# Asus Router RT-N56U funktioniert nach Firmware Update nicht mehr



## Chilifresser (3. Januar 2015)

Hallo, ich wollte heute meinen Asus Router RT-N56U ein Firmware  Update spendieren.

Die passende Datei habe ich aus dem Internet gezogen und auch eingespielt. Es stand ein Hinweis mit dabei, dass das Update in etwa 3 Minuten abgeschlossen ist. Nach ca. 15 Minuten hatte ich das Update abgebrochen, was wohl ein Fehler war. Ich komme nicht mehr auf den Pouter. Ein Reset funktioniert ebenfalls nicht mehr. 
Es leutet auch nur die Netzlampe.

Hab ich den Router geschrottet, oder gibt es noch eine Möglichkeit diesen wieder zu beleben?


Vielen Dank schon mal!


----------



## seekerm (3. Januar 2015)

Schon "ASUS RT-N56U Firmware Restoration version 2.0.0.0" ausprobiert?


----------



## TheBadFrag (3. Januar 2015)

Warum hattest du überhaubt ein Update gemacht? Hat der Probleme gemacht? Wenn man keine Probleme hat, würde ich es immer unterlassen ein Update drauf zu ziehen.

Vor einem Update sollte man den auch immer einmal frisch neustarten.

Wenn der überhaupt nicht mehr hochfährt, wirst du wohl nur noch einen neuen holen können.


----------



## Chilifresser (3. Januar 2015)

Nein, habe ich noch nicht! Kannte ich bis jetzt auch nicht.

Ich komme ja nicht auf den Router.  Weder über das Netzwerkkabel direkt am Gerät bzw. über WLAN habe ich keinen Zugriff!

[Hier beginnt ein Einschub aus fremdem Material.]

@@ -895,6 +1062,30 @@
     });
 }
 
+extern "C" int mu_ln_sample_fwd_nhwc(const void* x, const float* w, const float* b, void* y, float* mean, float* rstd, int B, int C, int HW,
+                                     int Cp, float eps, void* workspace, long ws_bytes, int dtype, void* stream) {
+    if (!x || !w || !b || !y || !mean || !rstd || !workspace || B <= 0 || C <= 0 || HW <= 0 || ((long)C * HW) % 8 || Cp < C || Cp % 8)
+        return MU_ERR_ARG;
+    if (ws_bytes < LnWs::bytes(B)) return MU_ERR_WORKSPACE;
+    hipStream_t st = (hipStream_t)stream;
+    const LnWs ws(workspace, B);
+    const long L = (long)C * HW;
+    const long tiles = (long)mu_cdiv(HW, 64) * mu_cdiv(Cp, 64);
+    long groups = (2048 + tiles - 1) / tiles;
+    groups = groups > B ? B : groups;
+    const int bper = mu_cdiv(B, groups);
+    const dim3 grid(mu_cdiv(HW, 64), mu_cdiv(Cp, 64), mu_cdiv(B, bper));
+    if (grid.y > 65535) return MU_ERR_SHAPE;
+    return with_storage(dtype, [&](auto tag) -> int {
+        using T = decltype(tag);
+        lns_partial_kernel<T, 0><<<dim3(LN_CHUNKS, B), 256, 0, st>>>((const T*)x, nullptr, nullptr, nullptr, nullptr, L, ws.part);
+        lns_final_kernel<<<mu_cdiv(B, 4), 256, 0, st>>>(ws.part, LN_CHUNKS, L, eps, 0, mean, rstd, B);
+        lns_fwd_apply_nhwc_kernel<T><<<grid, 256, 0, st>>>((const T*)x, w, b, mean, rstd, (T*)y, C, HW, Cp, B, bper);
+        MU_CHECK_LAUNCH();
+        return MU_OK;
+    });
+}
+
 extern "C" int mu_ln_sample_bwd(const void* x, const void* dy, const float* w, const float* mean, const float* rstd, void* dx,
                                 float* dw, float* db, int B, long L, void* workspace, long ws_bytes, int dtype, void* stream) {
     if (!x || !dy || !w || !mean || !rstd || !dx || !dw || !db || !workspace || B <= 0 || L <= 0 || L % 8) return MU_ERR_ARG;
diff --git a/maskunet_amd/modules.py b/maskunet_amd/modules.py
--- a/maskunet_amd/modules.py
+++ b/maskunet_amd/modules.py
@@ -205,11 +205,14 @@
     """Conv2d 1x1 (bias) -> BatchNorm2d -> ReLU container with the reference's Sequential indices."""
 
 
-def _head_1x1_bn_relu(seq, x):
+def _head_1x1_bn_relu(seq, x, nchw=None):
     if ops.eval_fusable(seq[1]):
-        return ops.conv_bn_act_eval(x, seq[0].weight, seq[0].bias, seq[1], ACT_RELU)
+        y = ops.conv_bn_act_eval(x, seq[0].weight, seq[0].bias, seq[1], ACT_RELU)
+        return y if nchw is None else (y, ops.to_nchw(y, *nchw))
     y = ops.conv(x, seq[0].weight, seq[0].bias)
-    return ops.bn_act(y, seq[1], ACT_RELU)
+    if nchw is None:
+        return ops.bn_act(y, seq[1], ACT_RELU)
+    return ops.bn_act_nchw(y, seq[1], ACT_RELU, *nchw)
 
 
 class UNet(_HipModule):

Oder kann ich es auch über den USB Anschluß versuchen?

Viele Grüße


----------



## Abductee (3. Januar 2015)

TheBadFrag schrieb:


> Warum hattest du überhaubt ein Update gemacht? Hat der Probleme gemacht?  Wenn man keine Probleme hat, würde ich es immer unterlassen ein Update  drauf zu ziehen.



Speziell beim Router sollte man immer auf den neuesten Stand sein.
SSL-Sicherheitslücken, etc...


----------



## TheBadFrag (3. Januar 2015)

Abductee schrieb:


> Speziell beim Router sollte man immer auf den neuesten Stand sein.
> SSL-Sicherheitslücken, etc...


Wenn im Changelog nichts von Sicherheitlücken steht, kann man das Update getrost sein lassen. Ist wie man sieht ja immer mit Risiko verbunden.


----------



## Chilifresser (3. Januar 2015)

Da haben wir uns gerade überschnitten!

Ich habe den Router schon ein paar Jahre. Es war immer noch die original Firmware drauf. Da hatte ich gelesen, dass durch ein Firmwareupdate die Reichweite bzw. Signalstärke verbessert werden kann. Ich habe bei mir im Haus ein paar Stellen, wo es ein bisschen mehr sein könnte.


----------



## Abductee (3. Januar 2015)

TheBadFrag schrieb:


> Wenn im Changelog nichts von Sicherheitlücken steht, kann man das Update getrost sein lassen.



Das tut es doch.

Firmware version 3.0.0.4.376.3637   2014/11/21
Keine sicherheitsrelevanten Sachen, nur Bugfixes

 Firmware version 3.0.0.4.376.1665   2014/09/05
Upgrade OpenSSL library from 1.0.0d to 1.0.0m

Firmware Version 3.0.0.4.374.5656   2014/04/24
1. Fixed remote command execution vulnerability
2. Fixed parameters buffer overflow vulnerability
3. Fixed XSS(Cross Site Scripting) vulnerability
4. Fixed CSRF(Cross Site Request Forgery) vulnerability
5. Added auto logout function. The timeout time can be configured in - Administration--> System
6. Included patches related to network map. Thanks for Merlin's contribution.
7. Fixed password disclosure in source code when adminstrator logged in. 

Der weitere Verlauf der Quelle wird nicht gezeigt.